Looks like it’ll be another bad day for Moneybags. Will he avoid Question Period again?
Bill “Moneybags” Morneau’s problems aren’t coming to an end anytime soon. As he continues to face massive criticism for refusing to put his fortune in a blind trust (and continues to avoid Question Period), a new report reveals that he told his former company he would use a blind trust, then “changed his mind.”
As reported in the Globe & Mail, “Finance Minister Bill Morneau told the company he once helmed that he would be placing his substantial holdings of Morneau Shepell in a blind trust – a mechanism used by cabinet members in office to insulate themselves from conflict-of-interest accusations. Ultimately, he changed his mind and instead indirectly kept his holdings – a decision that only came to light this week when The Globe and Mail reported that Mr. Morneau had not used a blind trust, as Justin Trudeau did for his family fortune.”
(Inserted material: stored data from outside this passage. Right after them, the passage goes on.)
__global__ __launch_bounds__(256) __attribute__((amdgpu_waves_per_eu(2, 2))) void conv_nhwc_bf16x9(ConvParams p) {
  __shared__ __attribute__((aligned(16))) float As[2 * DB_BM * LDS_LD];
  __shared__ int row_off[DB_BM];
  const int tid = threadIdx.x, lane = tid & 63;
  const int wave = __builtin_amdgcn_readfirstlane(tid >> 6);
  const int wm = wave >> 1, wn = wave & 1;
  const int lb = xcd_remap(blockIdx.x, gridDim.x);
  const int nblk = lb % p.n_nblocks, mblk = lb / p.n_nblocks;
  const int m0 = mblk * DB_BM, n0 = nblk * DB_BN;

  if (tid < DB_BM) {
    const int m = m0 + tid;
    int off = -1;
    if (m < p.M) {
      const int wo = m % p.Wo, t = m / p.Wo, ho = t % p.Ho, n = t / p.Ho;
      off = (((n * p.Hop) + ho + p.out_border) * p.Wop + wo + p.out_border) * p.Cout;
    }
    row_off[tid] = off;
  }
  const int a_c4 = tid & 7, a_r0 = tid >> 3;
  size_t pix[5];
#pragma unroll
  for (int i = 0; i < 5; ++i) {
    int m = i < 4 ? m0 + a_r0 + 32 * i : m0;
    m = m < p.M ? m : p.M - 1;
    const int wo = m % p.Wo, t = m / p.Wo, ho = t % p.Ho, n = t / p.Ho;
    pix[i] = ((size_t)n * p.Hp + (size_t)(ho * p.stride + p.in_off)) * p.Wp + (size_t)(wo * p.stride + p.in_off);
  }
  const __amdgpu_buffer_rsrc_t a_rsrc = __builtin_amdgcn_make_buffer_rsrc((void*)(p.x + pix[4] * p.C), 0, -1, 0x00020000);
  int a_voff[4];
#pragma unroll
  for (int i = 0; i < 4; ++i) a_voff[i] = (int)(((pix[i] - pix[4]) * p.C + a_c4 * 4) * 4);
  const __amdgpu_buffer_rsrc_t b_rsrc = __builtin_amdgcn_make_buffer_rsrc(
      (void*)(reinterpret_cast<const char*>(p.w) + (size_t)nblk * (2 * p.n_chunks) * DB_SLICE_BYTES), 0, -1, 0x00020000);
  const int b_voff = (2 * wn) * 3 * 1024 + lane * 16;

  f32x16 acc[2][2];
#pragma unroll
  for (int i = 0; i < 2; ++i)
#pragma unroll
    for (int j = 0; j < 2; ++j)
#pragma unroll
      for (int r = 0; r < 16; ++r) acc[i][j][r] = 0.f;

  float4 a0, a1, a2, a3;
  db_u32x4 bA[2][3], bB[2][3];
#define DB_BUF4(V, S) ([&] { const db_u32x4 v_ = __builtin_amdgcn_raw_buffer_load_b128(a_rsrc, V, S, 0);                  \
    return make_float4(__uint_as_float(v_.x), __uint_as_float(v_.y), __uint_as_float(v_.z), __uint_as_float(v_.w)); }())
#define DB_LOAD_A(SU)                       \
  a0 = DB_BUF4(a_voff[0], (SU) * 4);        \
  a1 = DB_BUF4(a_voff[1], (SU) * 4);        \
  a2 = DB_BUF4(a_voff[2], (SU) * 4);        \
  a3 = DB_BUF4(a_voff[3], (SU) * 4);
#define DB_LOAD_B(DST, SLICE)                                                                                       \
  _Pragma("unroll") for (int jl = 0; jl < 2; ++jl)                                                                  \
    _Pragma("unroll") for (int pc = 0; pc < 3; ++pc)                                                                \
      DST[jl][pc] = __builtin_amdgcn_raw_buffer_load_b128(b_rsrc, b_voff, (SLICE) * DB_SLICE_BYTES + (jl * 3 + pc) * 1024, 0);
#define DB_STORE_A(BUF)                                                            \
  {                                                                                \
    float* as_w = As + (BUF) * DB_BM * LDS_LD + a_r0 * LDS_LD + a_c4 * 4;          \
    *reinterpret_cast<float4*>(as_w) = a0;                                         \
    *reinterpret_cast<float4*>(as_w + 32 * LDS_LD) = a1;                           \
    *reinterpret_cast<float4*>(as_w + 64 * LDS_LD) = a2;                           \
    *reinterpret_cast<float4*>(as_w + 96 * LDS_LD) = a3;                           \
  }
#define DB_MFMA_SLICE(PA_, BB_)                                                                                     \
  _Pragma("unroll") for (int pr = 0; pr < 9; ++pr)                                                                  \
    _Pragma("unroll") for (int i = 0; i < 2; ++i)                                                                   \
      _Pragma("unroll") for (int j = 0; j < 2; ++j)                                                                 \
        acc[i][j] = __builtin_amdgcn_mfma_f32_32x32x16_bf16(__builtin_bit_cast(bf16x8, PA_[i][DB_PA[pr]]),          \
                                                            __builtin_bit_cast(bf16x8, BB_[j][DB_PB[pr]]), acc[i][j], 0, 0, 0);

  int a_su = 0, ju = 0;
  const int row_wrap = p.Wp * p.C - p.run;
  const int n_ch = p.n_chunks, last_slice = 2 * p.n_chunks - 1;
  DB_LOAD_A(0)
  DB_LOAD_B(bA, 0)
  DB_STORE_A(0)
  __syncthreads();

  const float* fr = As + (wm * 64 + (lane & 31)) * LDS_LD + (lane >> 5) * 8;
  for (int c = 0; c < n_ch; ++c) {
    const int buf = c & 1;
    if (c + 1 < n_ch) {
      a_su += BK;
      ju += BK;
      if (ju == p.run) { ju = 0; a_su += row_wrap; }
    }
    DB_LOAD_A(a_su)
    DB_LOAD_B(bB, 2 * c + 1)
    __builtin_amdgcn_sched_barrier(0);
    const float* fb = fr + buf * DB_BM * LDS_LD;
    float4 raw[2][2][2];
#pragma unroll
    for (int i = 0; i < 2; ++i) {
      raw[0][i][0] = *reinterpret_cast<const float4*>(fb + i * 32 * LDS_LD);
      raw[0][i][1] = *reinterpret_cast<const float4*>(fb + i * 32 * LDS_LD + 4);
    }
    db_u32x4 pa0[2][3], pa1[2][3];
    bf16x9_split8(raw[0][0][0], raw[0][0][1], pa0[0]);
    bf16x9_split8(raw[0][1][0], raw[0][1][1], pa0[1]);
    __builtin_amdgcn_sched_barrier(0);
#pragma unroll
    for (int i = 0; i < 2; ++i) {
      raw[1][i][0] = *reinterpret_cast<const float4*>(fb + i * 32 * LDS_LD + 16);
      raw[1][i][1] = *reinterpret_cast<const float4*>(fb + i * 32 * LDS_LD + 16 + 4);
    }
    DB_MFMA_SLICE(pa0, bA)
    bf16x9_split8(raw[1][0][0], raw[1][0][1], pa1[0]);
    bf16x9_split8(raw[1][1][0], raw[1][1][1], pa1[1]);
    __builtin_amdgcn_sched_group_barrier(0x100, 4, 0);
    __builtin_amdgcn_sched_group_barrier(0x008, 2, 0);
#pragma unroll
    for (int g = 0; g < 22; ++g) {
      __builtin_amdgcn_sched_group_barrier(0x002, 4, 0);
      __builtin_amdgcn_sched_group_barrier(0x008, 1, 0);
    }
    __builtin_amdgcn_sched_group_barrier(0x008, 12, 0);
    __builtin_amdgcn_sched_barrier(0);
    DB_LOAD_B(bA, (2 * c + 2 <= last_slice ? 2 * c + 2 : last_slice))
    DB_MFMA_SLICE(pa1, bB)
    DB_STORE_A(buf ^ 1)
    __syncthreads();
  }
#undef DB_BUF4
#undef DB_LOAD_A
#undef DB_LOAD_B
#undef DB_STORE_A
#undef DB_MFMA_SLICE

  const int erow0 = wm * 64 + (lane >> 5) * 4, en0 = n0 + wn * 64 + (lane & 31);
  const int emode = (p.residual ? 1 : 0) | (p.relu ? 2 : 0) | (p.y_act ? 4 : 0);
  switch (emode) {
    case 0: conv_epilogue<2, 2, false, false, false>(p, acc, row_off, erow0, en0); break;
    case 1: conv_epilogue<2, 2, true, false, false>(p, acc, row_off, erow0, en0); break;
    case 2: conv_epilogue<2, 2, false, true, false>(p, acc, row_off, erow0, en0); break;
    case 3: conv_epilogue<2, 2, true, true, false>(p, acc, row_off, erow0, en0); break;
    case 4: conv_epilogue<2, 2, false, false, true>(p, acc, row_off, erow0, en0); break;
    case 5: conv_epilogue<2, 2, true, false, true>(p, acc, row_off, erow0, en0); break;
    case 6: conv_epilogue<2, 2, false, true, true>(p, acc, row_off, erow0, en0); break;
    default: conv_epilogue<2, 2, true, true, true>(p, acc, row_off, erow0, en0); break;
  }
}

static int packed_slices(int Cin_p, int KH, int KW) { return 2 * ceil_div((long)KH * KW * Cin_p, BK); }

}

using namespace mp;

extern "C" size_t mp_conv_bf16x9_packed_bytes(int Cin_p, int Cout, int KH, int KW) {
  return (size_t)ceil_div(Cout, DB_BN) * packed_slices(Cin_p, KH, KW) * DB_SLICE_BYTES;
}

extern "C" int mp_conv_bf16x9_pack_weights(const float* w, int Cout, int Cin, int KH, int KW, int Cin_p, const float* scale, void* packed) {
  MP_REQUIRE(w && packed && Cout >= 1 && Cin >= 1 && KH >= 1 && KW >= 1 && Cin_p >= Cin && Cin_p % 16 == 0,
             "mp_conv_bf16x9_pack_weights: bad arguments (Cin_p %% 16 == 0, Cin_p >= Cin)");
  const int run = KW * Cin_p, k_total = KH * run, n_sl = packed_slices(Cin_p, KH, KW);
  unsigned short* out = (unsigned short*)packed;
  memset(out, 0, mp_conv_bf16x9_packed_bytes(Cin_p, Cout, KH, KW));
  for (int n = 0; n < Cout; ++n) {
    const float s = scale ? scale[n] : 1.f;
    const int nb = n / DB_BN, j = (n % DB_BN) / 32, nl = n % 32;
    for (int k = 0; k < k_total; ++k) {
      const int kh = k / run, jj = k % run, kw = jj / Cin_p, c = jj % Cin_p;
      if (c >= Cin) continue;
      unsigned short pc[3];
      bf16x9_split3(w[(((size_t)n * Cin + c) * KH + kh) * KW + kw] * s, pc);
      const int t = k / 16, lane = ((k % 16) / 8) * 32 + nl, e = k % 8;
      for (int piece = 0; piece < 3; ++piece)
        out[(((((size_t)nb * n_sl + t) * 4 + j) * 3 + piece) * 64 + lane) * 8 + e] = pc[piece];
    }
  }
  return MP_OK;
}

According to the report, the director of corporate communications for Morneau Shepell said “Just prior to leaving the company in October, 2015, we understood from Mr. Morneau that his shares were to be placed in a blind trust.”
Additionally, in 2015 as he prepared to take the position of finance minister, Morneau said that he would put his shares in a blind trust.
Say one thing, do another
Time and time again, there’s been a big gap between what Sneaky Moneybags says, and what actually happens. It seems everyone was under the impression that he put his shares in a blind trust, while he instead used a loophole to put his shares in a private corporation which he owned, thus maintaining control. The potential for a conflict of interest is very serious, considering his decisions as finance minister could directly impact shares he still maintains control over. As a result, Moneybags Morneau and the entire Trudeau government now face a massive ethical crisis, and a loss of legitimacy with much of the public.
And day by day, it seems the revelations keep on coming. The longer Moneybags Morneau stays in the finance minister role, the more clear it becomes that the Trudeau government has total contempt for Canadian taxpayers.